Der Strukturwandel hin zu Elektromobilität und erneuerbaren Energien kann dem Osten tatsächlich wirtschaftlich nutzen, beobachtet auch der Ökonom Joachim Ragnitz, der beim Ifo-Institut in Dresden den ostdeutschen Aufholprozess analysiert. „In der Autoindustrie beobachte ich, dass sich die Autobauer und ihre Zulieferer schneller auf Elektromobilität einstellen als im Westen“, sagt er dem Handelsblatt. „Und natürlich gibt Tesla neuen Schwung für die Region östlich von Berlin.“

Zu den guten Nachrichten aus dem vergangenen Jahr zählt auch, dass die Solarindustrie bei Bitterfeld einen neuen Anlauf starten will und dass das Braunkohlerevier Lausitz für den Kohleausstieg sehr viel Geld für den Strukturwandel bekommt. Allerdings bemängelt Ragnitz, dass in der Lausitz für dieses Geld bislang noch die Ideen fehlten.

Wanderwitz wiederum sieht zudem bei Windkraft und Wasserstoff Chancen für den Osten. Für eine Beschleunigung des Aufholprozesses in den neuen Ländern müsse die Wirtschaft dort aber „noch innovativer, nachhaltiger und damit noch robuster werden“, sagte er.

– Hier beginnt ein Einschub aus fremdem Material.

# tomka/mitsuba-renderer

Hardware: AMD Instinct MI355X
Metric: Msamples/s (higher is better)
Workload: dtype f32; 1 GPU; C3 1M-tri Cornell: 1024000-tri displaced walls TriMesh + 20480-tri dielectric icosphere + area light, path maxDepth=16 rrDepth=10, 1024x1024, ldsampler 64 spp per GPU (64 per frame, weak scaling), box filter; triangles=1044482, kd_nodes=551229, kd_indices=1101661, parallelism=ImageBlock tiles, morton(tx, ty) % 1 + one RCCL film reduce per frame

## Files before the change

mitsuba-renderer_amd/csrc/api.cpp:

```cpp
#include "host.h"
#include "kernels.h"
#include "devmath.h"
#include "ctx.h"
#include <algorithm>
#include <cstdarg>
#include <cstdio>
#include <cstring>
#include <cstdlib>
#include <cmath>

using namespace mg;

namespace mg {
thread_local std::string g_lastError;

int fail(mtsgpu_ctx *ctx, int code, const char *fmt, ...) {
	char buf[512];
	va_list ap; va_start(ap, fmt); vsnprintf(buf, sizeof(buf), fmt, ap); va_end(ap);
	g_lastError = buf;
	if (ctx) ctx->error = buf;
	return code;
}
}

// ... 41 lines not shown
	c->q.tune_refill = c->tuning.count("refill_min") ? 1u : 0u;
	c->q.tune_batch = (uint32_t) get("batch", 0);
	c->q.tune_dyn_div = (uint32_t) get("dyn_div", 0);
	c->q.tune_blocks_per_cu = (uint32_t) get("blocks_per_cu", 0);
	c->q.tune_plain_below = (uint32_t) get("plain_below", 0);
	c->q.tune_dyn_min_rounds = (uint32_t) get("dyn_min_rounds", 0);
	c->q.bin_hits = c->binHits;
}

int filmWidth(const mtsgpu_ctx *c) { return c->cam.film_width > 0 ? c->cam.film_width : c->cam.width; }
int filmHeight(const mtsgpu_ctx *c) { return c->cam.film_height > 0 ? c->cam.film_height : c->cam.height; }

uint32_t tileMorton(uint32_t tx, uint32_t ty) {
	uint32_t m = 0;
	for (int b = 0; b < 16; ++b)
		m |= ((tx >> b) & 1u) << (2 * b) | ((ty >> b) & 1u) << (2 * b + 1);
	return m;
}

bool samplerHasTables(const mtsgpu_ctx *c) {
	return c->samplerKind == MTSGPU_SAMPLER_LD_KEYED || c->samplerKind == MTSGPU_SAMPLER_STRATIFIED_KEYED;
}

constexpr size_t kBytesPerPath = kPathSlots * 16 + 3 * 16 + (size_t) (kNumBins * (4 + 16) * 5 / 4) + 2 * (4 + 32) + 4 + 4;
uint64_t defaultMaxPaths(mtsgpu_ctx *c) {
	uint64_t paths = 72ull << 20;
	size_t freeB = 0, totalB = 0;
	if (hipMemGetInfo(&freeB, &totalB) == hipSuccess) {
		uint64_t avail = (uint64_t) freeB + (uint64_t) c->pathCap * kBytesPerPath;
		if (c->filmStats && !c->statVar) avail -= std::min<uint64_t>(avail, 16ull * (uint64_t) c->cam.width * (uint64_t) c->cam.height);
		paths = std::min<uint64_t>(paths, std::max<uint64_t>(1ull << 16, avail * 6 / 10 / kBytesPerPath));
	}
	return paths;
}

int ensurePaths(mtsgpu_ctx *c, size_t cap) {
	if (cap <= c->pathCap)
		return 0;
	freeAll(c->pathAllocs);
	c->pathCap = 0;
	cap = (cap + 255) & ~(size_t) 255;
	auto &o = c->pathAllocs;
	int rc = 0;
	rc |= devAlloc(c, &c->paths.base, cap * kPathSlots, o);
	rc |= devAlloc(c, &c->paths.shq_o, cap, o); rc |= devAlloc(c, &c->paths.shq_d, cap, o); rc |= devAlloc(c, &c->paths.shq_nee, cap, o);
	const unsigned gridBlocksMax = c->nCUs * kTraceBlocksPerCuMax;
	const size_t segCap = cap / kBinShards + cap / (4 * kBinShards) + (size_t) kTraceBlock * (gridBlocksMax / kBinShards + 2);
	rc |= devAlloc(c, &c->q.bins_base, segCap * kBinShards * kNumBins, o);
	rc |= devAlloc(c, &c->binHits, segCap * kBinShards * kNumBins, o);
	applyTuning(c);
	c->q.bin_stride = (uint32_t) (segCap * kBinShards);
	if (segCap * kBinShards > 0xFFFFFFFFull) return fail(c, MTSGPU_EINVAL, "pass too large");
	c->q.bin_seg_cap = (uint32_t) segCap;
	rc |= devAlloc(c, &c->queueA, cap, o); rc |= devAlloc(c, &c->queueB, cap, o);
	for (int k = 0; k < 2; ++k) { rc |= devAlloc(c, &c->rayqA[k], cap, o); rc |= devAlloc(c, &c->rayqB[k], cap, o); }
	rc |= devAlloc(c, &c->q.shadow, cap, o);
	rc |= devAlloc(c, &c->counterSets, (size_t) kCounterSets * kNumCounters * kCounterStride, o);
	rc |= devAlloc(c, &c->viewsDev, kNumBins, o);
	rc |= devAlloc(c, &c->devStats, kNumDevStats, o);
	rc |= devAlloc(c, &c->q.trace_counts, kNumTraceCounts, o);
	rc |= devAlloc(c, &c->spillClosest, (size_t) gridBlocksMax * kTraceBlock * trace_spill_levels(), o);
	rc |= devAlloc(c, &c->spillShadow, (size_t) gridBlocksMax * kTraceBlock * trace_spill_levels(), o);
	if (rc) return rc;
	c->q.counters = c->counterSets; c->q.spill = c->spillClosest; c->q.dev_stats = nullptr;
	c->q.spill_stride = gridBlocksMax * kTraceBlock;
	c->q.n_cus = c->nCUs; c->q.force_static = 0;
	applyTuning(c);
	HIPCHK(c, hipMemset(c->q.trace_counts, 0, kNumTraceCounts * sizeof(unsigned long long)));
	c->q.rec = c->q.rec_len = nullptr; c->q.rec_cap = 0;
	c->pathCap = cap;
	return 0;
}
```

Aufholen bleibt äußerst schwierig

Denn auch wenn sich die Aussichten für die Wirtschaft im Osten aufgehellt haben: Die Lage im Ost-West-Vergleich hat sich kaum geändert. Der alljährliche Bericht des Ostbeauftragten zur Deutschen Einheit, den das Kabinett an diesem Mittwoch verabschiedet, zeigte zuletzt wenig Aufholtendenzen – 30 Jahre Wiedervereinigung hin oder her. Die Abstände bei wichtigen Kennziffern haben sich im vergangenen Jahrzehnt kaum noch verändert.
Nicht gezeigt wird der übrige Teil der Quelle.